I am honoured and thrilled to be the travel correspondent for the global phenomenon that is My name is Lady Perdita Fitzwilliam Tudor-Croft, Perdy to friends, Ditsy D to family and Dirty Dita to my unsavoury exes, but you can all call me Lady P.

“I want to be alone”...

That iconic line was uttered by the fabulously enigmatic, Swedish actress, Greta Garbo, in the 1932 film Grand Hotel.

But do we want to be alone my darling readers? And is being alone really such a bad thing (as certain elements of society would have you believe)!?

Being alone can sometimes be difficult, however, one has learned that being alone does not necessarily mean feeling lonely…many a time I have been at a well-attended social event, enduring the tedium of banal chat, and one has looked around at a sea of faces, only to feel overwhelmingly lonely in a crowded room…

From experience, being alone is not a terrible thing; and if we are truly honest with ourselves there are worse things in life such as ending up being stuck with people who make you feel dreadfully alone and lonely! Now as you will be well aware, one has had quite a few love interests and more than her fair share of suitors over the years, who would very much qualify for that category. However, as one is a Lady - and a reformed one at that - any uncharitable thoughts towards those former lovers need to be firmly parked for now. But rest assured, should these thoughts need to be reactivated and deployed at any time - they WILL be.

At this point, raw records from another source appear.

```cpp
static int forward_segment(const envgs_trace_cfg *cfg, const envgs_raster_cfg *dcfg, const envgs_trace_lists *L, const TraceArgs &S, hipStream_t st,
                           int seg_wgs, bool compact)
{
    const int rays_seg = (S.batch1 - S.batch0) * 64;
    {
        ProfScope p1(K_TRACE_COLLECT, st);
        const dim3 cg(persistent_grid(rays_seg, seg_wgs));
        const float4 *n4 = S.nodes + (size_t)(cfg->P > 1 ? cfg->P - 1 : 1) * 4;
        hipLaunchKernelGGL(collect_hits_coop, cg, dim3(256), 0, st, S, S.nodes, n4, S.srec);
    }
    ENVGS_CHECK_LAUNCH(dcfg, st);
    if (compact) {
        const int nb_seg = S.batch1 - S.batch0, nblk = (rays_seg + 255) / 256;
        unsigned *cntb = L->row_blk;
        const unsigned long long limit = (unsigned long long)L->compact_rows;
        unsigned *first_row = S.counter + ENVGS_CTR_SEG_FIRST_ROW + S.seg;
        hipLaunchKernelGGL(row_scan_blocks, dim3(1), dim3(256), 0, st, cntb + S.batch0, nb_seg, S.counter + ENVGS_CTR_ROW_CLAIM, first_row);
        hipLaunchKernelGGL(row_offsets, dim3(nblk), dim3(256), 0, st, S, cntb, L->row_off, (uint2 *)L->batch_rows, (const unsigned *)first_row, limit);
        ENVGS_CHECK_LAUNCH(dcfg, st);
    }
    {
        ProfScope p2(K_TRACE_SORT, st);
        const dim3 g(stride_grid(rays_seg, 4)), b(256);
        if (S.shp) hipLaunchKernelGGL((sort_composite_fwd<4, false, true>), g, b, 0, st, S);
        else hipLaunchKernelGGL((sort_composite_fwd<4, false, false>), g, b, 0, st, S);
        if (S.cap > 256) {
            const dim3 gl(min(stride_grid(rays_seg, 256), 512));
            if (S.cap <= 512) { if (S.shp) hipLaunchKernelGGL((sort_composite_fwd<8, true, true>), gl, b, 0, st, S); else hipLaunchKernelGGL((sort_composite_fwd<8, true, false>), gl, b, 0, st, S); }
            else { if (S.shp) hipLaunchKernelGGL((sort_composite_fwd<16, true, true>), gl, b, 0, st, S); else hipLaunchKernelGGL((sort_composite_fwd<16, true, false>), gl, b, 0, st, S); }
        }
    }
    ENVGS_CHECK_LAUNCH(dcfg, st);
    {
        ProfScope p8(K_TRACE_REGISTER, st);
        const dim3 gr(stride_grid(rays_seg, 64)), br(64 * RH_W);
// ... 63 lines not shown
    if (lists) {
        if (L->scan_temp_bytes < scan_temp_bytes(cfg->P * NCOPY)) return ENVGS_ERR_TEMP_TOO_SMALL;
        A.hits = (uint2 *)L->hit_lists; A.hit_cnt = L->hit_cnt; A.n_used = L->n_used; A.cap = L->cap;
        A.surf_cnt = L->surf_cnt; A.surf_off = L->surf_off; A.surf_acc = (unsigned long long *)L->surf_acc;
        const bool will_sort = L->ray_keys && L->ray_order && L->ray_sort_temp && !(A.exp & ENVGS_DBG_TRACE_NO_SORT);
        {
            int ib = 1;
            while ((1ll << ib) <= (long long)cfg->num_rays) ib++;
            A.wfrac = 40 - ib > 30 ? 30 : 40 - ib;
        }
        A.state = (float4 *)L->hit_state; A.entries = (unsigned long long *)L->entries; A.pairs = L->pairs; A.n_entries = L->n_entries;
        const bool compact = L->compact_rows > 0 && L->row_off && L->batch_rows && L->row_blk && L->hit_state;
        if (L->compact_rows > 0 && !compact) return ENVGS_ERR_BAD_ARG;
        A.state_plane = compact ? (size_t)L->compact_rows : (size_t)cfg->num_rays * (size_t)L->cap;
        A.colour_state = L->state_planes == 1 ? 1 : 0;
        if (compact) { A.row_off = L->row_off; A.batch_rows = (const uint2 *)L->batch_rows; A.batch_cnt = L->row_blk; }
        if (L->sparse_hits && L->sparse_cap > 0 && L->entries && L->pairs && L->hit_state) {
            const int sw = debug_switch(ENVGS_DBG_SPARSE);
            A.sparse = (uint4 *)L->sparse_hits;
            A.sparse_cap = sparse_capacity(L);
            A.sparse_max = sw > 0 ? (sw - 1 > 64 ? 64 : sw - 1) : 4;
        }
        if (L->sh_perm && shs && cfg->sh_coeffs == 16) {
            const size_t nw = (size_t)cfg->P * 48;
            FP.perm_blocks = (int)((nw + 255) / 256); FP.nb = (cfg->sh_degree + 1) * (cfg->sh_degree + 1); FP.f16 = cfg->feature_f16;
            FP.shs = (const void *)shs; FP.shp = L->sh_perm;
            A.shp = L->sh_perm;
        }
        const int nbatch_all = (cfg->num_rays + 63) / 64;
        int nseg = 2;
        if (debug_switch(ENVGS_DBG_SEGMENTS) > 0) nseg = debug_switch(ENVGS_DBG_SEGMENTS);
// ... 26 lines not shown
        }
        if (prepare_aside) { if (hipStreamWaitEvent(stream, ev_join[1], 0) != hipSuccess) return ENVGS_ERR_BAD_ARG; }
        else { const int rcp = launch_prepare(stream); if (rcp) return rcp; ENVGS_CHECK_LAUNCH(dcfg, stream); }
        if (nseg > 1) {
            if (hipEventRecord(ev_fork, stream) != hipSuccess) return ENVGS_ERR_BAD_ARG;
            for (int i = 1; i < nseg; i++)
                if (hipStreamWaitEvent(aux[i], ev_fork, 0) != hipSuccess) return ENVGS_ERR_BAD_ARG;
        }
        const int coop_wgs = (debug_switch(ENVGS_DBG_COLLECT_WGS) > 0 && debug_switch(ENVGS_DBG_COLLECT_WGS) <= 8) ? debug_switch(ENVGS_DBG_COLLECT_WGS)
                                                                                                                  : (nseg > 1 ? 4 : 8);
        for (int sg = 0; sg < nseg; sg++) {
            TraceArgs S = A;
            S.seg = sg;
            S.batch0 = (int)((long long)nbatch_all * sg / nseg);
            S.batch1 = (int)((long long)nbatch_all * (sg + 1) / nseg);
            const int rcs = forward_segment(cfg, dcfg, L, S, sg ? aux[sg] : stream, coop_wgs, compact); if (rcs) return rcs;
        }
        for (int i = 1; i < nseg; i++)
            if (hipEventRecord(ev_join[i], aux[i]) != hipSuccess || hipStreamWaitEvent(stream, ev_join[i], 0) != hipSuccess) return ENVGS_ERR_BAD_ARG;
        unsigned *bwd_order = (L->bwd_order && records_prepared(L)) ? L->bwd_order : nullptr;
        hipLaunchKernelGGL(unpack_surfel_acc, dim3((cfg->P + 255) / 256 + (bwd_order ? 1 : 0)), dim3(256), 0, stream, cfg->P, A.wfrac, A.surf_acc, L->surf_cnt, wet,
                           counters + ENVGS_CTR_RAY_FETCH, (const int *)L->n_entries, nbatch_all, bwd_order, bwd_order_classes());
        ENVGS_CHECK_LAUNCH(dcfg, stream);
        const int rc = launch_scan(L->surf_cnt, L->surf_off, cfg->P * NCOPY, L->scan_temp, L->scan_temp_bytes, stream); if (rc) return rc;
        A.only_overflow = 1;
    } else {
        const int rcp = launch_prepare(stream); if (rcp) return rcp;
        ENVGS_CHECK_LAUNCH(dcfg, stream);
    }
    { ProfScope p4(K_TRACE_KBUF_FWD, stream); hipLaunchKernelGGL(trace_fwd, dim3(persistent_grid(cfg->num_rays)), dim3(64), 0, stream, A, rh, rw); }
    ENVGS_CHECK_LAUNCH(dcfg, stream);
// ... 40 lines not shown
    if (A.exp & ENVGS_DBG_TRACE_RETIRED) return ENVGS_ERR_BAD_ARG;
    int rh, rw; ray_layout(cfg, &rh, &rw);
    bool deferred = false, have_records = false;
    int def_dev = 0;
    {
        ProfScope prof_(K_TRACE_BWD, stream);
        if (lists_wanted(cfg, L) && !lists_usable_bwd(cfg, L)) return ENVGS_ERR_BAD_ARG;
        if (lists_usable_bwd(cfg, L)) {
            A.hits = (uint2 *)L->hit_lists; A.hit_cnt = L->hit_cnt; A.n_used = L->n_used; A.cap = L->cap;
            if (L->ray_keys && L->ray_order && L->ray_sort_temp && !(A.exp & ENVGS_DBG_TRACE_NO_SORT)) A.order = L->ray_order + cfg->num_rays;
            if (L->records && L->num_records > 0 && records_prepared(L)) {
                A.surf_cnt = L->surf_cnt; A.surf_off = L->surf_off; A.records = L->records; A.num_records = L->num_records;
                A.state = (float4 *)L->hit_state; A.entries = (unsigned long long *)L->entries; A.pairs = L->pairs; A.n_entries = L->n_entries;
                if (L->compact_rows > 0) {
                    if (!L->row_off || !L->batch_rows) return ENVGS_ERR_BAD_ARG;
                    A.row_off = L->row_off; A.batch_rows = (const uint2 *)L->batch_rows;
                }
                A.state_plane = L->compact_rows > 0 ? (size_t)L->compact_rows : (size_t)cfg->num_rays * (size_t)L->cap;
                {
                    ProfScope p5(K_TRACE_LIST_BWD, stream);
                    const bool rgb_only = dL_drgb && !dL_ddpt && !dL_dacc && !dL_dnorm && !dL_daux;
                    if (L->state_planes == 1 && !rgb_only) return ENVGS_ERR_BAD_ARG;
                    const bool by_cost = L->bwd_order && !(debug_switch(ENVGS_DBG_BALANCE) & 1);
                    A.bwd_order = by_cost ? L->bwd_order : nullptr;
                    const dim3 g(by_cost ? (cfg->num_rays + 63) / 64 : stride_grid((cfg->num_rays + 63) / 64, 1));
                    if (rgb_only) hipLaunchKernelGGL((batch_surfel_bwd<true, false>), g, dim3(64), 0, stream, A);
                    else if (cfg->has_others) hipLaunchKernelGGL((batch_surfel_bwd<false, true>), g, dim3(64), 0, stream, A);
                    else hipLaunchKernelGGL((batch_surfel_bwd<false, false>), g, dim3(64), 0, stream, A);
                    if (L->sparse_hits && L->sparse_cap > 0) {
                        A.sparse = (uint4 *)L->sparse_hits;
                        A.sparse_cap = sparse_capacity(L);
// ... 47 lines not shown
```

Hell hath no fury like a Lady scorned and all that!

Anyway, I digress…

Back to being alone and you’re probably wondering what this fabulous gal gets up to when she’s all alone at home, behind closed doors to make sure she doesn’t feel too lonely or unloved...

Before I begin to divulge any of my innermost secrets, let me just state for the record that there are many things one can do alone, especially given how fabulously convenient modern technology has become… Combine that with the breathtaking beauty of Mother Nature’s ahem, ‘agricultural creations’ and voila! One has endless, biodegradable, environmentally-friendly resources at one’s disposal that will give many, many hours of pleasure…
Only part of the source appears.